#### REQUIRED WORK:
For each line of the data below that holds "ideal", copy the line.

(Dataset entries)

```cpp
__global__ void survivor_count_kernel(const long long* __restrict__ perm,
                                      const long long* __restrict__ c_idx,
                                      int n_perm, int n_cross, int n_children,
                                      long long* __restrict__ succ_cross,
                                      long long* __restrict__ succ_mut) {
  __shared__ unsigned int is_cross[(2048 + 31) / 32];
  __shared__ int cnt_c, cnt_m;
  const int tid = threadIdx.x;
  const int words = (n_children + 31) / 32;
  for (int w = tid; w < words; w += blockDim.x) is_cross[w] = 0u;
  if (tid == 0) { cnt_c = 0; cnt_m = 0; }
  __syncthreads();
  for (int i = tid; i < n_cross; i += blockDim.x) {
    const int s = (int)c_idx[i];
    atomicOr(&is_cross[s >> 5], 1u << (s & 31));
  }
  __syncthreads();
  int lc = 0, lm = 0;
  for (int i = tid; i < n_perm; i += blockDim.x) {
    const long long e = perm[i];
    if (e < n_children) {
      if (is_cross[(int)(e >> 5)] & (1u << ((int)e & 31))) ++lc;
      else ++lm;
    }
  }
  atomicAdd(&cnt_c, lc);
  atomicAdd(&cnt_m, lm);
  __syncthreads();
  if (tid == 0) {
    atomicAdd((unsigned long long*)succ_cross, (unsigned long long)(cnt_c / 2));
    atomicAdd((unsigned long long*)succ_mut, (unsigned long long)cnt_m);
  }
}

extern "C" int launch_survivor_count(const long long* perm,
                                     const long long* c_idx, int n_perm,
                                     int n_cross, int n_children,
                                     long long* succ_cross,
                                     long long* succ_mut,
                                     hipStream_t stream) {
  if (n_children > 2048) return -1;
  hipLaunchKernelGGL(survivor_count_kernel, dim3(1), dim3(256), 0, stream,
                     perm, c_idx, n_perm, n_cross, n_children, succ_cross,
                     succ_mut);
  return 0;
}

__global__ void pack_rank_crowd_kernel(const long long* __restrict__ rank,
                                       const float* __restrict__ crowd,
                                       long long* __restrict__ key, int N) {
  const int i = blockIdx.x * blockDim.x + threadIdx.x;
  if (i >= N) return;
  float d = crowd[i];
  if (!(d >= 0.f)) d = 0.f;
  if (isinf(d)) d = 3.4028235e38f;
  unsigned int bits = __float_as_uint(d);
  key[i] = (rank[i] << 32) | (long long)(0x7FFFFFFFu - bits);
}

extern "C" void launch_pack_rank_crowd(const long long* rank,
                                       const float* crowd, long long* key,
                                       int N, hipStream_t stream) {
  hipLaunchKernelGGL(pack_rank_crowd_kernel, dim3((N + 255) / 256), dim3(256),
                     0, stream, rank, crowd, key, N);
}

__global__ void gather3_kernel(const float* __restrict__ parm,
                               const float* __restrict__ obj,
                               const long long* __restrict__ rank,
                               const long long* __restrict__ perm,
                               float* __restrict__ parm_o,
                               float* __restrict__ obj_o,
                               long long* __restrict__ rank_o, int pop, int d,
                               int m) {
  const long long t = (long long)blockIdx.x * blockDim.x + threadIdx.x;
  const long long total = (long long)pop * (d + m + 1);
  if (t >= total) return;
  const int r = (int)(t / (d + m + 1));
  const int c = (int)(t % (d + m + 1));
  const long long src = perm[r];
  if (c < d) parm_o[(long long)r * d + c] = parm[src * d + c];
  else if (c < d + m) obj_o[(long long)r * m + (c - d)] = obj[src * m + (c - d)];
  else rank_o[r] = rank[src];
}

extern "C" void launch_gather3(const float* parm, const float* obj,
                               const long long* rank, const long long* perm,
                               float* parm_o, float* obj_o, long long* rank_o,
                               int pop, int d, int m, hipStream_t stream) {
  const long long total = (long long)pop * (d + m + 1);
  hipLaunchKernelGGL(gather3_kernel, dim3((int)((total + 255) / 256)),
                     dim3(256), 0, stream, parm, obj, rank, perm, parm_o,
                     obj_o, rank_o, pop, d, m);
}

#define RCS_TPB 1024

__global__ __launch_bounds__(RCS_TPB) void rank_crowd_sort_kernel(
    const long long* __restrict__ rank, const float* __restrict__ crowd,
    long long* __restrict__ perm, int N, int pop) {
  extern __shared__ char sh[];
  long long* keys = (long long*)sh;
  int* idxs = (int*)(keys + 0);
  int M = 1;
  while (M < N) M <<= 1;
  idxs = (int*)(keys + M);
  const int tid = threadIdx.x;

  for (int i = tid; i < M; i += RCS_TPB) {
    if (i < N) {
      keys[i] = rank_crowd_key((long long)rank[i], crowd[i]);
      idxs[i] = i;
    } else {
      keys[i] = 0x7FFFFFFFFFFFFFFFLL;
      idxs[i] = 0x7FFFFFFF;
    }
  }
  __syncthreads();
  key_idx_sort(keys, idxs, M, tid, RCS_TPB);
  for (int i = tid; i < pop && i < N; i += RCS_TPB)
    perm[i] = (long long)idxs[i];
}

extern "C" int launch_rank_crowd_sort(const long long* rank,
                                      const float* crowd, long long* perm,
                                      int N, int pop, hipStream_t stream) {
  int M = 1;
  while (M < N) M <<= 1;
  const size_t lds = (size_t)M * (sizeof(long long) + sizeof(int));
  if (lds > 144 * 1024) return -1;
  static bool attr_set = false;
  if (!attr_set) {
    hipFuncSetAttribute((const void*)rank_crowd_sort_kernel,
                        hipFuncAttributeMaxDynamicSharedMemorySize, 144 * 1024);
    attr_set = true;
  }
  hipLaunchKernelGGL(rank_crowd_sort_kernel, dim3(1), dim3(RCS_TPB), lds,
                     stream, rank, crowd, perm, N, pop);
  return 0;
}

__global__ void smpso_velocity_kernel(
    const float* __restrict__ position,
    const float* __restrict__ velocity,
    const float* __restrict__ leader1,
    const float* __restrict__ leader2,
    const float* __restrict__ xlb, const float* __restrict__ xub,
    float* __restrict__ out, int n, int d, float w, float a1, float a2,
    float chi) {
  const long long t = (long long)blockIdx.x * blockDim.x + threadIdx.x;
  if (t >= (long long)n * d) return;
  const int k = (int)(t % d);
  const float p = position[t];
  const float v = chi * (w * velocity[t] + a1 * (leader1[k] - p) +
                         a2 * (leader2[k] - p));
  const float delta = 0.5f * (xub[k] - xlb[k]);
  out[t] = fminf(fmaxf(v, -delta), delta);
}

extern "C" void launch_smpso_velocity(const float* position,
                                      const float* velocity,
                                      const float* leader1,
                                      const float* leader2, const float* xlb,
                                      const float* xub, float* out, int n,
                                      int d, float w, float a1, float a2,
                                      float chi, hipStream_t stream) {
  const long long total = (long long)n * d;
  hipLaunchKernelGGL(smpso_velocity_kernel,
                     dim3((unsigned)((total + 255) / 256)), dim3(256), 0,
                     stream, position, velocity, leader1, leader2, xlb, xub,
                     out, n, d, w, a1, a2, chi);
}

__global__ void cat_rows_kernel(const float* __restrict__ a,
                                const float* __restrict__ b,
                                float* __restrict__ out, long long na_elems,
                                long long total_elems) {
  const long long i = (long long)blockIdx.x * blockDim.x + threadIdx.x;
  if (i >= total_elems) return;
  out[i] = (i < na_elems) ? a[i] : b[i - na_elems];
}

extern "C" void launch_cat_rows(const float* a, const float* b, float* out,
                                long long na_elems, long long total_elems,
                                hipStream_t stream) {
  hipLaunchKernelGGL(cat_rows_kernel,
                     dim3((int)((total_elems + 255) / 256)), dim3(256), 0,
                     stream, a, b, out, na_elems, total_elems);
}

__global__ void colsum_kernel(const float* __restrict__ per_dim,
                              float* __restrict__ out, int m, int N) {
  const int i = blockIdx.x * blockDim.x + threadIdx.x;
  if (i >= N) return;
  float acc = 0.f;
  for (int j = 0; j < m; ++j) acc += per_dim[(long long)j * N + i];
  out[i] = acc;
}

extern "C" void launch_colsum(const float* per_dim, float* out, int m, int N,
                              hipStream_t stream) {
  hipLaunchKernelGGL(colsum_kernel, dim3((N + 255) / 256), dim3(256), 0,
                     stream, per_dim, out, m, N);
}
```

dmosopt_amd/ops/hip/nsga3.hip:

```cpp

#include "launchers.h"
#include "moea_device.h"

#include <limits.h>

#define NSGA3_MAX_N 4096
#define NSGA3_MAX_H 2048
#define NSGA3_MAX_M 16

#define NSGA3_L 0
#define NSGA3_NP 1
#define NSGA3_NS 2
#define NSGA3_R 3

#define NSGA3_NICHE_TPB 1024
#define NSGA3_NICHE_SLOTS (NSGA3_MAX_N / NSGA3_NICHE_TPB)
#define NSGA3_LDS_LIMIT (144 * 1024)

static size_t nsga3_niche_lds(int N, int H) {
  size_t M = 1;
  while (M < (size_t)N) M <<= 1;
  return 12 * M + 12 * (size_t)H;
}

extern "C" int nsga3_select_fits(int N, int H, int m) {
  return N >= 1 && N <= NSGA3_MAX_N && H >= 1 && H <= NSGA3_MAX_H && m >= 1 &&
         m <= NSGA3_MAX_M && nsga3_niche_lds(N, H) <= NSGA3_LDS_LIMIT;
}

__global__ __launch_bounds__(1024) void nsga3_normalize_kernel(
    const float* __restrict__ Y, const long long* __restrict__ rank, int N,
    int m, int K, int H, float* __restrict__ ideal, float* __restrict__ scale,
    int* __restrict__ ctrl, int* __restrict__ rho) {
  __shared__ int cum[2][NSGA3_MAX_N];
  __shared__ int s_ctrl[4];
  __shared__ float s_z[NSGA3_MAX_M], s_fmax[NSGA3_MAX_M];
  __shared__ int s_ext[NSGA3_MAX_M];
  __shared__ double s_E[NSGA3_MAX_M][NSGA3_MAX_M + 1];
  const int tid = threadIdx.x, nt = blockDim.x;
  const int lane = tid & 63, wave = tid >> 6;

  for (int i = tid; i < N; i += nt) cum[0][i] = 0;
  for (int h = tid; h < H; h += nt) rho[h] = 0;
  __syncthreads();
  for (int i = tid; i < N; i += nt) {
    const long long r = rank[i];
    if (r >= 0 && r < N) atomicAdd(&cum[0][(int)r], 1);
  }
  __syncthreads();
  int src = 0;
  for (int off = 1; off < N; off <<= 1) {
    for (int i = tid; i < N; i += nt)
      cum[src ^ 1][i] = cum[src][i] + (i >= off ? cum[src][i - off] : 0);
    __syncthreads();
    src ^= 1;
  }
  for (int i = tid; i < N; i += nt) {
    const int before = i ? cum[src][i - 1] : 0;
    if (cum[src][i] >= K && before < K) {
      s_ctrl[NSGA3_L] = i;
      s_ctrl[NSGA3_NP] = before;
      s_ctrl[NSGA3_NS] = cum[src][i];
      s_ctrl[NSGA3_R] = K - before;
    }
  }
  __syncthreads();
  const int l = s_ctrl[NSGA3_L];

  if (wave < m) {
    float mn = INFINITY, mx = -INFINITY;
    for (int i = lane; i < N; i += WAVE_SIZE) {
      const long long r = rank[i];
      const float v = Y[(long long)i * m + wave];
      if (r <= l) mn = fminf(mn, v);
      if (r == 0) mx = fmaxf(mx, v);
    }
    for (int off = 32; off > 0; off >>= 1) {
      mn = fminf(mn, __shfl_xor(mn, off, WAVE_SIZE));
      mx = fmaxf(mx, __shfl_xor(mx, off, WAVE_SIZE));
    }
    if (lane == 0) {
      s_z[wave] = mn;
      s_fmax[wave] = mx - mn;
    }
  }
  __syncthreads();

  if (wave < m) {
    float bv = INFINITY;
    int bi = INT_MAX;
    for (int i = lane; i < N; i += WAVE_SIZE) {
      if (rank[i] != 0) continue;
      float v = -INFINITY;
      for (int k = 0; k < m; ++k) {
        const float t = Y[(long long)i * m + k] - s_z[k];
        v = fmaxf(v, k == wave ? t : t / 1e-6f);
      }
      if (v < bv || bi == INT_MAX) { bv = v; bi = i; }
    }
    for (int off = 32; off > 0; off >>= 1) {
      const float ov = __shfl_xor(bv, off, WAVE_SIZE);
      const int oi = __shfl_xor(bi, off, WAVE_SIZE);
      if (oi != INT_MAX && (bi == INT_MAX || ov < bv || (ov == bv && oi < bi))) {
        bv = ov;
        bi = oi;
      }
    }
    if (lane == 0) s_ext[wave] = bi;
  }
  __syncthreads();

  if (tid == 0) {
    bool ok = true;
    for (int a = 0; a < m && ok; ++a) {
      if (s_ext[a] < 0 || s_ext[a] >= N) ok = false;
      for (int b = 0; b < a && ok; ++b) ok = s_ext[a] != s_ext[b];
    }
    if (ok) {
      for (int j = 0; j < m; ++j) {
        for (int k = 0; k < m; ++k)
          s_E[j][k] = (double)(Y[(long long)s_ext[j] * m + k] - s_z[k]);
        s_E[j][m] = 1.0;
      }
      for (int c = 0; c < m && ok; ++c) {
        int p = c;
        for (int r = c + 1; r < m; ++r)
          if (fabs(s_E[r][c]) > fabs(s_E[p][c])) p = r;
        if (s_E[p][c] == 0.0) { ok = false; break; }
        if (p != c)
          for (int k = c; k <= m; ++k) {
            const double t = s_E[c][k]; s_E[c][k] = s_E[p][k]; s_E[p][k] = t;
          }
        for (int r = c + 1; r < m; ++r) {
          const double f = s_E[r][c] / s_E[c][c];
          for (int k = c; k <= m; ++k) s_E[r][k] -= f * s_E[c][k];
        }
      }
      if (ok) {
        for (int c = m - 1; c >= 0; --c) {
          double acc = s_E[c][m];
          for (int k = c + 1; k < m; ++k) acc -= s_E[c][k] * s_E[k][m];
          s_E[c][m] = acc / s_E[c][c];
        }
        for (int j = 0; j < m; ++j) {
          const double a = s_E[j][m];
          if (!(isfinite(a) && a > 0.0)) ok = false;
        }
      }
    }
    for (int j = 0; j < m; ++j) {
      float s = ok ? (float)(1.0 / s_E[j][m]) : s_fmax[j];
      if (!(s >= 1e-6f)) s = 1.f;
      scale[j] = s;
      ideal[j] = s_z[j];
    }
    for (int q = 0; q < 4; ++q) ctrl[q] = s_ctrl[q];
  }
}

#define NSGA3_TILE 256
#define NSGA3_LPR 16
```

#### SOLUTION TO THIS TASK:
    int m, int K, int H, float* __restrict__ ideal, float* __restrict__ scale,
      ideal[j] = s_z[j];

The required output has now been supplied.